● Assigned task
From the entries that follow, reproduce exactly and only the lines from the line with "fence_barrier_init();" to the line with "const int ka = k0 + (int)rank * t.ah;", endpoints included.

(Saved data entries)
__global__ void __cluster_dims__(2, 1, 1) __launch_bounds__(kPThreads, 1) k_gemm_tn_f16_pair(const __grid_constant__ TPArgs t) {
    extern __shared__ __align__(1024) uint8_t smem[];
    const int warp = threadIdx.x >> 5, lane = threadIdx.x & 31;
    const uint32_t rank = cluster_ctarank();
    const int a_tile_bytes = t_a_tile_bytes(t.ah);
    const int stage_bytes = 2 * kTGTile + 2 * a_tile_bytes;
    constexpr int raw_g_bytes = kTBV * kTBM * 4;
    const int raw_a_bytes = kTBV * t.ah * 4;
    const int raw_bytes = (raw_g_bytes + raw_a_bytes + 127) / 128 * 128;
    uint8_t* const raw_base = smem;
    uint8_t* const op_base = smem + (size_t)t.raw_stages * raw_bytes;
    uint64_t* full = reinterpret_cast<uint64_t*>(op_base + (size_t)t.stages * stage_bytes);
    uint64_t* empty = full + kHMaxStages;
    uint64_t* tfull = empty + kHMaxStages;
    uint64_t* tempty = tfull + 2;
    uint64_t* rfull = tempty + 2;
    uint64_t* rempty = rfull + kPMaxRawStages;
    uint32_t* tmem_slot = reinterpret_cast<uint32_t*>(rempty + kPMaxRawStages);

    if (threadIdx.x == 0) {
        for (int s = 0; s < t.stages; ++s) {
            mbar_init(&full[s], 2 * kPConvWarps);
            mbar_init(&empty[s], 1);
        }
        for (int b = 0; b < 2; ++b) {
            mbar_init(&tfull[b], 1);
            mbar_init(&tempty[b], 2 * kTDrainWarps);
        }
        for (int s = 0; s < t.raw_stages; ++s) {
            mbar_init(&rfull[s], 1);
            mbar_init(&rempty[s], kPConvWarps * 32);
        }
        fence_barrier_init();
    }
    __syncthreads();
    cluster_sync_all();
    if (warp == kPWarpMma) tmem_alloc_pair(tmem_slot, t.tmem_cols);
    tc_fence_before();
    __syncthreads();
    tc_fence_after();
    const uint32_t tmem_base = *tmem_slot;

    const int pair = blockIdx.x >> 1;
    const int n0 = (pair / t.k_tiles) * 2 * kTBM + (int)rank * kTBM;
    const int k0 = (pair % t.k_tiles) * t.bk;
    const int ka = k0 + (int)rank * t.ah;
    const int64_t ms = (int64_t)blockIdx.y * t.m_per_split;
    const int64_t me = min64(t.m, ms + t.m_per_split);
    const int chunks = me > ms ? (int)((me - ms + kTBV - 1) / kTBV) : 0;
    const int segments = (chunks + kTSegChunks - 1) / kTSegChunks;
    float sg, invg, sa, inva;
    f16_scale_from_amax(__ldg(t.g_amax), sg, invg);
    f16_scale_from_amax(__ldg(t.a_amax), sa, inva);

    if (warp < kPConvWarps) {
        const int tid = threadIdx.x;
        const bool is_g = tid < 128;
        const int idx = tid & 127;
        const int mg = idx >> 5, c4 = idx & 31;
        const int box = is_g ? kTBM : t.ah;
        const bool in_tile = c4 * 4 < box;
        const float sc = is_g ? sg : sa;
        const uint32_t raw_off = (is_g ? 0u : (uint32_t)raw_g_bytes) + (uint32_t)(mg * 8) * (uint32_t)box * 4u + (uint32_t)c4 * 16u;
        const uint32_t tile_off = is_g ? 0u : (uint32_t)(2 * kTGTile);
        const uint32_t lo_off = is_g ? (uint32_t)kTGTile : (uint32_t)a_tile_bytes;
        const uint32_t base_off = tile_off + (uint32_t)((c4 * 4) >> 3) * kTSbo + (uint32_t)mg * kTLbo + (uint32_t)((c4 * 4) & 7) * 16;
        uint32_t s = 0, ph = 0, rs = 0, rph = 0;
        for (int it = 0; it < chunks; ++it) {
            mbar_wait(&rfull[rs], rph);
            const uint8_t* raw = raw_base + (size_t)rs * raw_bytes + raw_off;
            uint4 h[4], l[4];
            if (SGB_ABL & SGB_ABL_T_NO_CONV) {
#pragma unroll
                for (int q = 0; q < 4; ++q) { h[q] = make_uint4(0u, 0u, 0u, 0u); l[q] = make_uint4(0u, 0u, 0u, 0u); }
            } else if (in_tile) {
                float4 v[8];
#pragma unroll
                for (int r = 0; r < 8; ++r) v[r] = *reinterpret_cast<const float4*>(raw + (size_t)r * box * 4);
#pragma unroll
                for (int q = 0; q < 4; ++q) {
                    const float x0 = (&v[0].x)[q], x1 = (&v[1].x)[q], x2 = (&v[2].x)[q], x3 = (&v[3].x)[q];
                    const float x4 = (&v[4].x)[q], x5 = (&v[5].x)[q], x6 = (&v[6].x)[q], x7 = (&v[7].x)[q];
                    split_f16x2(x0 * sc, x1 * sc, h[q].x, l[q].x);
                    split_f16x2(x2 * sc, x3 * sc, h[q].y, l[q].y);
                    split_f16x2(x4 * sc, x5 * sc, h[q].z, l[q].z);
                    split_f16x2(x6 * sc, x7 * sc, h[q].w, l[q].w);
                }
            }
            fence_proxy_async();
            mbar_arrive(&rempty[rs]);
            mbar_wait(&empty[s], ph ^ 1);
            if (in_tile && !(SGB_ABL & SGB_ABL_T_NO_CONV)) {
                uint8_t* st = op_base + (size_t)s * stage_bytes + base_off;
#pragma unroll
                for (int q = 0; q < 4; ++q) {
                    *reinterpret_cast<uint4*>(st + q * 16) = h[q];
                    *reinterpret_cast<uint4*>(st + lo_off + q * 16) = l[q];
                }
            }
            fence_proxy_async();
            __syncwarp();
            if (lane == 0) mbar_arrive_cluster(&full[s], 0);
            if (++s == (uint32_t)t.stages) { s = 0; ph ^= 1; }
            if (++rs == (uint32_t)t.raw_stages) { rs = 0; rph ^= 1; }
        }
    } else if (warp == kPWarpLoad) {
        if (lane == 0) {
            tma_prefetch_desc(&t.g_map);
            tma_prefetch_desc(&t.a_map);
            const uint64_t stream_policy = l2_policy_evict_first();
            uint32_t rs = 0, rph = 0;
            for (int it = 0; it < chunks; ++it) {
                mbar_wait(&rempty[rs], rph ^ 1);
                mbar_arrive_expect_tx(&rfull[rs], (uint32_t)(raw_g_bytes + raw_a_bytes));
                uint8_t* dst = raw_base + (size_t)rs * raw_bytes;
                const int row = (int)(ms + (int64_t)it * kTBV);
                tma_load_2d_hint(dst, &t.g_map, n0, row, &rfull[rs], stream_policy);
                tma_load_2d_hint(dst + raw_g_bytes, &t.a_map, ka, row, &rfull[rs], stream_policy);
                if (++rs == (uint32_t)t.raw_stages) { rs = 0; rph ^= 1; }
            }
        }
    } else if (warp == kPWarpMma) {
        if (lane == 0 && rank == 0) {
            const uint32_t idesc = make_idesc_f16(2 * kTBM, t.bk, 0, 0);
            uint32_t s = 0, ph = 0;
            for (int it = 0; it < chunks; ++it) {
                const int seg = it / kTSegChunks, in_seg = it % kTSegChunks;
                const int acc = seg & 1;
                if (in_seg == 0) {
                    mbar_wait_cluster(&tempty[acc], ((seg >> 1) & 1) ^ 1);
                    tc_fence_after();
// ... 39 lines not shown
            mbar_wait(&tfull[acc], (seg >> 1) & 1);
            tc_fence_after();
            const uint32_t taddr = tmem_base + ((uint32_t)(quarter * 32) << 16) + (uint32_t)(acc * t.acc_stride);
            for (int c0 = 0; c0 < ((SGB_ABL & SGB_ABL_T_NO_DRAIN) ? 0 : kcols); c0 += 32) {
                float v[32];
                tmem_ld_32x32(taddr + (uint32_t)c0, v);
#pragma unroll
                for (int e = 0; e < 32; e += 4)
                    *reinterpret_cast<float4*>(stg + lane * kHEpiLd + e) =
                        make_float4((v[e] * invg) * inva, (v[e + 1] * invg) * inva, (v[e + 2] * invg) * inva, (v[e + 3] * invg) * inva);
                __syncwarp();
                if (c0 + cc < kcols) {
                    float4 old[8];
                    if (seg != 0) {
#pragma unroll
                        for (int i = 0; i < 8; ++i) old[i] = ldcg_hint(reinterpret_cast<const float4*>(orow + (int64_t)(4 * i) * t.k + c0), keep_policy);
                    }
#pragma unroll
                    for (int i = 0; i < 8; ++i) {
                        float4 o = *reinterpret_cast<const float4*>(stg + (i * 4 + (lane >> 3)) * kHEpiLd + cc);
                        if (seg != 0) { o.x += old[i].x; o.y += old[i].y; o.z += old[i].z; o.w += old[i].w; }
                        stcg_hint(reinterpret_cast<float4*>(orow + (int64_t)(4 * i) * t.k + c0), o, keep_policy);
                    }
                }
                __syncwarp();
            }
            tc_fence_before();
            __syncwarp();
            if (lane == 0) mbar_arrive_cluster(&tempty[acc], 0);
        }
    }
    tc_fence_before();
    __syncthreads();
    cluster_sync_all();
    if (warp == kPWarpMma) {
        tc_fence_after();
        tmem_dealloc_pair(tmem_base, t.tmem_cols);
    }
}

● Answer below
        fence_barrier_init();
    }
    __syncthreads();
    cluster_sync_all();
    if (warp == kPWarpMma) tmem_alloc_pair(tmem_slot, t.tmem_cols);
    tc_fence_before();
    __syncthreads();
    tc_fence_after();
    const uint32_t tmem_base = *tmem_slot;

    const int pair = blockIdx.x >> 1;
    const int n0 = (pair / t.k_tiles) * 2 * kTBM + (int)rank * kTBM;
    const int k0 = (pair % t.k_tiles) * t.bk;
    const int ka = k0 + (int)rank * t.ah;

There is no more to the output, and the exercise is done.